Task description
Go through the entries below and return every line that contains "half".

::: Record extracts

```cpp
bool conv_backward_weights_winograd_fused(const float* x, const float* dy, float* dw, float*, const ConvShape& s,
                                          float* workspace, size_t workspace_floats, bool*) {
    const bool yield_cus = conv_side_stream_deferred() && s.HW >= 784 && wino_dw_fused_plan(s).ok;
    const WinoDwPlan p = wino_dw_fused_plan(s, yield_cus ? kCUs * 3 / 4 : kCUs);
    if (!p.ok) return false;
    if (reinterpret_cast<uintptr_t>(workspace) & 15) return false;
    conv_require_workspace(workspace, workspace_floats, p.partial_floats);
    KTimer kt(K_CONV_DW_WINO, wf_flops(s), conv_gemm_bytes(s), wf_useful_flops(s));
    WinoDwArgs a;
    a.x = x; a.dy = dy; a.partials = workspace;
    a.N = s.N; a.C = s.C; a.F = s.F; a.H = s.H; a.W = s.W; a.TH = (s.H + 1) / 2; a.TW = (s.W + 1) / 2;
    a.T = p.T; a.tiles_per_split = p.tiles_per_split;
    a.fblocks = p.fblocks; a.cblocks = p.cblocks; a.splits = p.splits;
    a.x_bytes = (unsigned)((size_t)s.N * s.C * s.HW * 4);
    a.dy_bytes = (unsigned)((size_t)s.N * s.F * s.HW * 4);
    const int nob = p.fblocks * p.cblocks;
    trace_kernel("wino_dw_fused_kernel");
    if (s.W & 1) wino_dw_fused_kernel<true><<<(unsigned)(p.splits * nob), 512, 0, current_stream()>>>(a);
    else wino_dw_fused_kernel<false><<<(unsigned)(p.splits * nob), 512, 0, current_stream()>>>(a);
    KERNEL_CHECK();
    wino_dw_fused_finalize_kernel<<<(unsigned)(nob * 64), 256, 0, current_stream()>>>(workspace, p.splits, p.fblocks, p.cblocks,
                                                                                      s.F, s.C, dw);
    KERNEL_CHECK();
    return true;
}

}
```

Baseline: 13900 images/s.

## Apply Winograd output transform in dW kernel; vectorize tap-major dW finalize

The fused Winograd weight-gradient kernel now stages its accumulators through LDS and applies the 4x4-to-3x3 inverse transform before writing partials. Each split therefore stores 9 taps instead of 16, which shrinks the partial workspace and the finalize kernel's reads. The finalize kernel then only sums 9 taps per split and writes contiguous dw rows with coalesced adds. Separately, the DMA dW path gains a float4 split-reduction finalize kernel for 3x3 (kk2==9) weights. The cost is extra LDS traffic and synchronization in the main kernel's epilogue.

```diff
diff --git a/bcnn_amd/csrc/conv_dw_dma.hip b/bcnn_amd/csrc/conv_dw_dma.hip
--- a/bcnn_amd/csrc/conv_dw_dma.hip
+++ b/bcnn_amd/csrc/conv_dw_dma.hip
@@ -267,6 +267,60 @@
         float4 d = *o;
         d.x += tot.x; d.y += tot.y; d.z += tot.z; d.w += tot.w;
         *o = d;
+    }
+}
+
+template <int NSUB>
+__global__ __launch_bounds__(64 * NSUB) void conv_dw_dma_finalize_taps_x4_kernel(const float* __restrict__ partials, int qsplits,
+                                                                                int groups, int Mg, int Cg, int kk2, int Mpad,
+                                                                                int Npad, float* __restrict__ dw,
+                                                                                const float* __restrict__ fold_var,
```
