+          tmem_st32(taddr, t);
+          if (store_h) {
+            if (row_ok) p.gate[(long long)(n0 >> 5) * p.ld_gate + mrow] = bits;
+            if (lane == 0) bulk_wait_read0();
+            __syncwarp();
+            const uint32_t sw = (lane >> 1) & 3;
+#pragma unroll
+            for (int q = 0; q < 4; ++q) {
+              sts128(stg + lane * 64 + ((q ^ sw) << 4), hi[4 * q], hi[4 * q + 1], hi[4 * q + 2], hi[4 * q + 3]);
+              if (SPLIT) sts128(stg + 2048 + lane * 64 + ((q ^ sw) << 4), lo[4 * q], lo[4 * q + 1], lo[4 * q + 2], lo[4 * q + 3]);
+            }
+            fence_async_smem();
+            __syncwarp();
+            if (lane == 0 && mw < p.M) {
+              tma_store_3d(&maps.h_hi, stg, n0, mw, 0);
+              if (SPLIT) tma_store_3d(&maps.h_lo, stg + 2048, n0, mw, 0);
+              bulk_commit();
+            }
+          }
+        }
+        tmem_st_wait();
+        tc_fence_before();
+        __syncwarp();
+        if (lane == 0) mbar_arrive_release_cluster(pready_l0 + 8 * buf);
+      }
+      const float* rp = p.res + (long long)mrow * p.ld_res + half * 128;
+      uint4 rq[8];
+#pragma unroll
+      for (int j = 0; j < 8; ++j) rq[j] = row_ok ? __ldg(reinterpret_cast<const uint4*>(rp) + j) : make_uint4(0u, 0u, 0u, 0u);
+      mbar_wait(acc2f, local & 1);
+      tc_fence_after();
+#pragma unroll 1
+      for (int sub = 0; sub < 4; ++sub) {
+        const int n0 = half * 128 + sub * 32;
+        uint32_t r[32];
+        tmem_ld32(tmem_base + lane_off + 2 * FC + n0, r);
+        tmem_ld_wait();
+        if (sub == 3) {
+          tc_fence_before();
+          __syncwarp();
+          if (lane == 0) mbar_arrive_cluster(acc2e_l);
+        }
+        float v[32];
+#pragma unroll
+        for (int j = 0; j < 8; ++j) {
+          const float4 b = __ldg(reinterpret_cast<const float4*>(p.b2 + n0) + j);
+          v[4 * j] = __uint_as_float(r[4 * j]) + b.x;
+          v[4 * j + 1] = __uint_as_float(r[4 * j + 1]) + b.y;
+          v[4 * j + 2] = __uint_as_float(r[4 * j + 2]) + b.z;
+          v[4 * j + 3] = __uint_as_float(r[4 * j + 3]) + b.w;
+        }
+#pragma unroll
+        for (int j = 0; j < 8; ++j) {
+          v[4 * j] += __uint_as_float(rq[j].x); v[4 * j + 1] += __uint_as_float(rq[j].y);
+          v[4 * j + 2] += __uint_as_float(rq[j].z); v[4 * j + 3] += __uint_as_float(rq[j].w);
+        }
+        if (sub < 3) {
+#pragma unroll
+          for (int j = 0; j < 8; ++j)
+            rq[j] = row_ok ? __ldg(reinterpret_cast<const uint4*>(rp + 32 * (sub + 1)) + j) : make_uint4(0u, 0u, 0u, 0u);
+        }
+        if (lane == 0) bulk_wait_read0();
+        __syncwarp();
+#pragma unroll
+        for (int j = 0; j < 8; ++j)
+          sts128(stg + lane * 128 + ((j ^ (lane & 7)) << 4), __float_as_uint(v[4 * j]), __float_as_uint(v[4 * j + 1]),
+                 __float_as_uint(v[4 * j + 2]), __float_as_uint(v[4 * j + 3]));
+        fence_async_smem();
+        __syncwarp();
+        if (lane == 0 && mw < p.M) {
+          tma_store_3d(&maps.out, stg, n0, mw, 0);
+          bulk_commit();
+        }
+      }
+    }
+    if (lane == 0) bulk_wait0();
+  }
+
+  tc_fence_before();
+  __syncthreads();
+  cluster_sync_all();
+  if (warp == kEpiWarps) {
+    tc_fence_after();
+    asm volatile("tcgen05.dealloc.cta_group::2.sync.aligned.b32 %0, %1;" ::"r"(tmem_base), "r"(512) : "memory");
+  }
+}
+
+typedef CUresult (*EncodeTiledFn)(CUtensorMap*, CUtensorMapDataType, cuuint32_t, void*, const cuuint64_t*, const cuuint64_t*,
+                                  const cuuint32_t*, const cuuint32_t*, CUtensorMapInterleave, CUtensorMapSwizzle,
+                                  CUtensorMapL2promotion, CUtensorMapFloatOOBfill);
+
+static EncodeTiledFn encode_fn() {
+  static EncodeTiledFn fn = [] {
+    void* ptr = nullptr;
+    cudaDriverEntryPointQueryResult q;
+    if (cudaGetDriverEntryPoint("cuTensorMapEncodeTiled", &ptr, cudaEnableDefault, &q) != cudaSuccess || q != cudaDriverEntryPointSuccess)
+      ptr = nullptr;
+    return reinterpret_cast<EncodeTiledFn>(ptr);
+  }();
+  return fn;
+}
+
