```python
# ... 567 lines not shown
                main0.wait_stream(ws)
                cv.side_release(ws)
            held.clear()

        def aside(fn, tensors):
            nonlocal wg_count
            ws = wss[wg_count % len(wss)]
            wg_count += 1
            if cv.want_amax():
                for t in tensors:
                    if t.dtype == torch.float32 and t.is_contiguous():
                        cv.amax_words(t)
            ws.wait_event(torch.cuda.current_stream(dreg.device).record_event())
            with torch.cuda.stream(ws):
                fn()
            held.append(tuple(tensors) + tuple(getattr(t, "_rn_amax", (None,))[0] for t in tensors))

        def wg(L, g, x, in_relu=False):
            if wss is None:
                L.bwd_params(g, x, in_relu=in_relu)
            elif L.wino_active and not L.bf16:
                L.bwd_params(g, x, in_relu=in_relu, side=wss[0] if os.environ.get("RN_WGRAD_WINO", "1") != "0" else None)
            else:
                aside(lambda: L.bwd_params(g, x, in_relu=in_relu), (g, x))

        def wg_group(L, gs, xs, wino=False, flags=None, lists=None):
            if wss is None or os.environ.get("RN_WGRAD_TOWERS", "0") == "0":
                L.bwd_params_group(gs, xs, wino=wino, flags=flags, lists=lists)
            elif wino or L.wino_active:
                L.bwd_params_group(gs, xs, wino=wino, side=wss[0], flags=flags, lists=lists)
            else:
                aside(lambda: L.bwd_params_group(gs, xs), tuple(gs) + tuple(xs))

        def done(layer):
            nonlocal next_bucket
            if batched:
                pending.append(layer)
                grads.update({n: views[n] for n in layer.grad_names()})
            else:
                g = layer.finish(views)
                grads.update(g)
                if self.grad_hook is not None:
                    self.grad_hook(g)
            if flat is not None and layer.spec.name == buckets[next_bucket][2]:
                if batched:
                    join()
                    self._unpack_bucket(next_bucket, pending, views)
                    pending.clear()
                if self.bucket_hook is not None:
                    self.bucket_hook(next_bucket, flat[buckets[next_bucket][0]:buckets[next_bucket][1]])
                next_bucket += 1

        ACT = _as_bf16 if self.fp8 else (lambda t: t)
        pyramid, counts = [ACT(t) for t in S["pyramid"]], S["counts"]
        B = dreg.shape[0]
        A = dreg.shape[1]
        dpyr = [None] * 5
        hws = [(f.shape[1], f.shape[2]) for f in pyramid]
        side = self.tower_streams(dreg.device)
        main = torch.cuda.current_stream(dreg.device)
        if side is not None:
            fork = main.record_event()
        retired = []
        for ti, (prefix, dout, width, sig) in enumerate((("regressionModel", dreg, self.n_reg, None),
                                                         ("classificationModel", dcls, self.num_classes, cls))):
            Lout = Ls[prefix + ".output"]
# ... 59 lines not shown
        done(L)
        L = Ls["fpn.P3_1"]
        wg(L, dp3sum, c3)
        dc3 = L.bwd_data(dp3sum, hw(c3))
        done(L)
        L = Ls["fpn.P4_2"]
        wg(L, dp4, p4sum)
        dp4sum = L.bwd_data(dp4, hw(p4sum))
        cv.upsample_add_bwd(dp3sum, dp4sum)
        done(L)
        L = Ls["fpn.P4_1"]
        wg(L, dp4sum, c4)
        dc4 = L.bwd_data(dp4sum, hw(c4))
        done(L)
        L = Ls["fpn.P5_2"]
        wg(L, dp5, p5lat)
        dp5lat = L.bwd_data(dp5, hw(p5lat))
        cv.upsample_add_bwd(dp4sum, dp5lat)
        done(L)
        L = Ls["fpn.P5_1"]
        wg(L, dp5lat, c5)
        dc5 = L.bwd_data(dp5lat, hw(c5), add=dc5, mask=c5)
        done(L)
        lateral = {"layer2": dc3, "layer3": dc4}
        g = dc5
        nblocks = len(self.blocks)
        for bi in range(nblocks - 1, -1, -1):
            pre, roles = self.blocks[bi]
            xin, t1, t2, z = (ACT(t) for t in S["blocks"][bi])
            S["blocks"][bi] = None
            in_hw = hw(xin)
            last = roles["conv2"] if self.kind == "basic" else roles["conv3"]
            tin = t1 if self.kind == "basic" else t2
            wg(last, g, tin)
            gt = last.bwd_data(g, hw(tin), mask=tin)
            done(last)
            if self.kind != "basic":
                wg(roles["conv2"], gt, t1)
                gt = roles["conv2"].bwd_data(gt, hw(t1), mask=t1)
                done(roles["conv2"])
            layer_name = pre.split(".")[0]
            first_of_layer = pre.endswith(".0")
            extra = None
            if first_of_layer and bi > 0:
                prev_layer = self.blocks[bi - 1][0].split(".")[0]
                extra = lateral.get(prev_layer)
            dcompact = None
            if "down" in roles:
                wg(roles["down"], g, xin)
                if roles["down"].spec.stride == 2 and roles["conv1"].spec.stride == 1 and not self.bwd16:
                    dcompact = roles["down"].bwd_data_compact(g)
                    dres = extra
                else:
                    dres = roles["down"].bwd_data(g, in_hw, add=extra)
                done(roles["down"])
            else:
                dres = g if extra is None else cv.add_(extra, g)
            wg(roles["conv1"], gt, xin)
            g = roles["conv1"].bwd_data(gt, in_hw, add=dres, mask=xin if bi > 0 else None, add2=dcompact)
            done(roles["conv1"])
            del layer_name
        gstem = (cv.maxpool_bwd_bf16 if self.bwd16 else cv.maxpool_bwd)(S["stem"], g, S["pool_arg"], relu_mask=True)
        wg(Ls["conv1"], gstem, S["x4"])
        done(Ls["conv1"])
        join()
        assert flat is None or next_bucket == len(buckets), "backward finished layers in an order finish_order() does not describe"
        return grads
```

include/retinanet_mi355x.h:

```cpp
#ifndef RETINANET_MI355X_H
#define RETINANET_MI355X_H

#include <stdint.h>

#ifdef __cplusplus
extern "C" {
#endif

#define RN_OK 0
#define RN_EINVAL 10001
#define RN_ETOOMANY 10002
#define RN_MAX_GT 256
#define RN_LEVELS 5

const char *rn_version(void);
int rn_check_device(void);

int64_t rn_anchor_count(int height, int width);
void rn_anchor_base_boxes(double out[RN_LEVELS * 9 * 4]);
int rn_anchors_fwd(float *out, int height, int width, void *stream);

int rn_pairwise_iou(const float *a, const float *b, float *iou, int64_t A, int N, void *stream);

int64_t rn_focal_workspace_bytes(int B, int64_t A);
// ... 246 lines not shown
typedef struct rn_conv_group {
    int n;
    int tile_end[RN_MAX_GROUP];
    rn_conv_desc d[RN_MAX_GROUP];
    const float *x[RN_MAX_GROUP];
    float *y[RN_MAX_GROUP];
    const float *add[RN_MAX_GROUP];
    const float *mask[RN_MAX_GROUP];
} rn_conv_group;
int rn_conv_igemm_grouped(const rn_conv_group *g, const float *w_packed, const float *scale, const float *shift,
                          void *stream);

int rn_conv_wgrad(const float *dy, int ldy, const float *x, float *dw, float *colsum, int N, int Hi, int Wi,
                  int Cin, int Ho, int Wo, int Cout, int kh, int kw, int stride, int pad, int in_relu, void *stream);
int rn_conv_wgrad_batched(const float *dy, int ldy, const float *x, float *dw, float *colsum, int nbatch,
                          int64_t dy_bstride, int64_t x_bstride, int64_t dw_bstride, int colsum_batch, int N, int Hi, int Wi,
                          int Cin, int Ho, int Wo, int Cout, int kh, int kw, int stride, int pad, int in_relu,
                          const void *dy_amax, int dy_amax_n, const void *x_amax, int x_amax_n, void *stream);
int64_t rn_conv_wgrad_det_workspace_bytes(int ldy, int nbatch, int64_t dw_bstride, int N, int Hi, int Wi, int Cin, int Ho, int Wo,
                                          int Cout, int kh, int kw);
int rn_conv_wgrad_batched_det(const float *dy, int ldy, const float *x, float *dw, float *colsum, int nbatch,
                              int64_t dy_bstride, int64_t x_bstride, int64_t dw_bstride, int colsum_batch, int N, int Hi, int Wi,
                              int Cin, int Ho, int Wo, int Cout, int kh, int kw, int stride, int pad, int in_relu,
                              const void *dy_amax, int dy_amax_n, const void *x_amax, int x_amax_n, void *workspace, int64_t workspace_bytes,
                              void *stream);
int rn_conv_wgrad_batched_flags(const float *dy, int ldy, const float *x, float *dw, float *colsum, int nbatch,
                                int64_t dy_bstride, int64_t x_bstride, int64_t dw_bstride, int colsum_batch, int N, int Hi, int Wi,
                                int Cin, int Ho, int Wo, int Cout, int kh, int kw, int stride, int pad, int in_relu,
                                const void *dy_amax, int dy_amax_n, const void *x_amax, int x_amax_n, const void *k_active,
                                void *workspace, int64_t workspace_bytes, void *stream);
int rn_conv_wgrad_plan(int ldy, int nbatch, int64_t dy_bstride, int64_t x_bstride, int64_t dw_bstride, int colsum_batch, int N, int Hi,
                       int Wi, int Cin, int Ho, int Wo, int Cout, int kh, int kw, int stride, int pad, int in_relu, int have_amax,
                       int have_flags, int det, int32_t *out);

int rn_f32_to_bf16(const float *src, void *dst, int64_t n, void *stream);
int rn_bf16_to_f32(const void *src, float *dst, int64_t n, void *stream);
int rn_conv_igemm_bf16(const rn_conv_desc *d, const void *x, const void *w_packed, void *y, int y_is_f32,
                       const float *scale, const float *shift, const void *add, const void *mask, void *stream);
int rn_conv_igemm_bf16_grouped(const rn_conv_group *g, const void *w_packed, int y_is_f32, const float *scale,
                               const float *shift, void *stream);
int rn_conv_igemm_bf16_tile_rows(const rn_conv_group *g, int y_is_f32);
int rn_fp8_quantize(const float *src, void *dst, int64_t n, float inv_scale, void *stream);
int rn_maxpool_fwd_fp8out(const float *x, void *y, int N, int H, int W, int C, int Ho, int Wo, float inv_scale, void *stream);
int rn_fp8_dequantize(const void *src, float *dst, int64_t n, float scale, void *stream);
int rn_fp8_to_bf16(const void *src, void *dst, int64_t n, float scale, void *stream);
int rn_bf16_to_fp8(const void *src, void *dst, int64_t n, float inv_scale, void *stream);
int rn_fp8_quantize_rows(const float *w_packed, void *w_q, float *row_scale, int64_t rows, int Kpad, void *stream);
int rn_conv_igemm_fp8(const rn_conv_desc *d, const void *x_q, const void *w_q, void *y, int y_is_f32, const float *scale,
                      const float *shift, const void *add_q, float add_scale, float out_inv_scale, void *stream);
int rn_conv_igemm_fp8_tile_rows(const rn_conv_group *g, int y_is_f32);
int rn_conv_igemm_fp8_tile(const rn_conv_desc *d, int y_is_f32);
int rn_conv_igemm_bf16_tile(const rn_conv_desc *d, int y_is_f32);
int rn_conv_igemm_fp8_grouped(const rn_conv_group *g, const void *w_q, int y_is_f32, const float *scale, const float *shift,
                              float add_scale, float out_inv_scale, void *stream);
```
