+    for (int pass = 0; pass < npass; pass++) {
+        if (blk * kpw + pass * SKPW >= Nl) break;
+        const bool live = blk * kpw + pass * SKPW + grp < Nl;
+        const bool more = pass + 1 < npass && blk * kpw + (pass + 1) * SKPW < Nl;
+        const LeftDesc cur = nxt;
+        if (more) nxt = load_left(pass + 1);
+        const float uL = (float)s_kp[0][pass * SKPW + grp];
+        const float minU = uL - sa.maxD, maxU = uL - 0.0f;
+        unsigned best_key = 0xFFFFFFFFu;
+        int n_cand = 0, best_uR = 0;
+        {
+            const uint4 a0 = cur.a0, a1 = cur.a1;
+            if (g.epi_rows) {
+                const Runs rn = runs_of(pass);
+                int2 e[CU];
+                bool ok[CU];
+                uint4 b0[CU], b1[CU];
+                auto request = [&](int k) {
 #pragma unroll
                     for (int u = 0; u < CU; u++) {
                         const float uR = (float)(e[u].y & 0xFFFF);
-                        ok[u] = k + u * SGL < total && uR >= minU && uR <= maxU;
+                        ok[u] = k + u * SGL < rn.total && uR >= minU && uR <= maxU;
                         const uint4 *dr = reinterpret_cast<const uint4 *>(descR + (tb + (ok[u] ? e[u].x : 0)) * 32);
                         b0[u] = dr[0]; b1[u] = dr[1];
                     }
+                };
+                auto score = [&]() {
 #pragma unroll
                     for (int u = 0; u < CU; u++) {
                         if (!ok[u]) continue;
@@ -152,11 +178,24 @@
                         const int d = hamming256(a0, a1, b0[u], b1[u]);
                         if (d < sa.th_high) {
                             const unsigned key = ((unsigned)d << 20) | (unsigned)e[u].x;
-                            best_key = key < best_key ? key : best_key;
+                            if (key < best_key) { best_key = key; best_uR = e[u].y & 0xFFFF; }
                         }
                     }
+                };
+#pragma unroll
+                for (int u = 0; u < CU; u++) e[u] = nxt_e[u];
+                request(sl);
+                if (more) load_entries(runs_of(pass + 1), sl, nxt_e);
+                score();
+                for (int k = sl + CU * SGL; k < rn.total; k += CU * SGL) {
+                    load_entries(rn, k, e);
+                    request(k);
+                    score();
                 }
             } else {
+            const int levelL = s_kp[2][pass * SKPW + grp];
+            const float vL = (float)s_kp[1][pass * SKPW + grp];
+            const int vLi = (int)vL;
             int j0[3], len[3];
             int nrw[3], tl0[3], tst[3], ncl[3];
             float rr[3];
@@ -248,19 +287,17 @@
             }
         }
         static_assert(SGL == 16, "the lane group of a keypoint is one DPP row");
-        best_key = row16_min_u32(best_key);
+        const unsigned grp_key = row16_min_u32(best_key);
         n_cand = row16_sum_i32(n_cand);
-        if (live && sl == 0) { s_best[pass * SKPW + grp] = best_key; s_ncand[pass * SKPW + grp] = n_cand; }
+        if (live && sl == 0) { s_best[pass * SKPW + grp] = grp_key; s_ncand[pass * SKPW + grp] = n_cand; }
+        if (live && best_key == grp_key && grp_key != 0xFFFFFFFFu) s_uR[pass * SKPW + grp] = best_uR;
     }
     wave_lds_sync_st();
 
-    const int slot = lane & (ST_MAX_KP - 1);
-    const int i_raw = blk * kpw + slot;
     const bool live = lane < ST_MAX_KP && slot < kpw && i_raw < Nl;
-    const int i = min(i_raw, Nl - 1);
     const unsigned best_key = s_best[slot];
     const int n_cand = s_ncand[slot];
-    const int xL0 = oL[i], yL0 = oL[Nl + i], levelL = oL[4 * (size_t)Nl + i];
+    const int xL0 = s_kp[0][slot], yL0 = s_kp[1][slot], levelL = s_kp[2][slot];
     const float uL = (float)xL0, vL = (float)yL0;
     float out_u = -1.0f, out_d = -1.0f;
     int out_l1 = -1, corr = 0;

::::::

Task output
+      const float* rp = p.res + (long long)mrow * p.ld_res + half * 128;
+        const int n0 = half * 128 + sub * 32;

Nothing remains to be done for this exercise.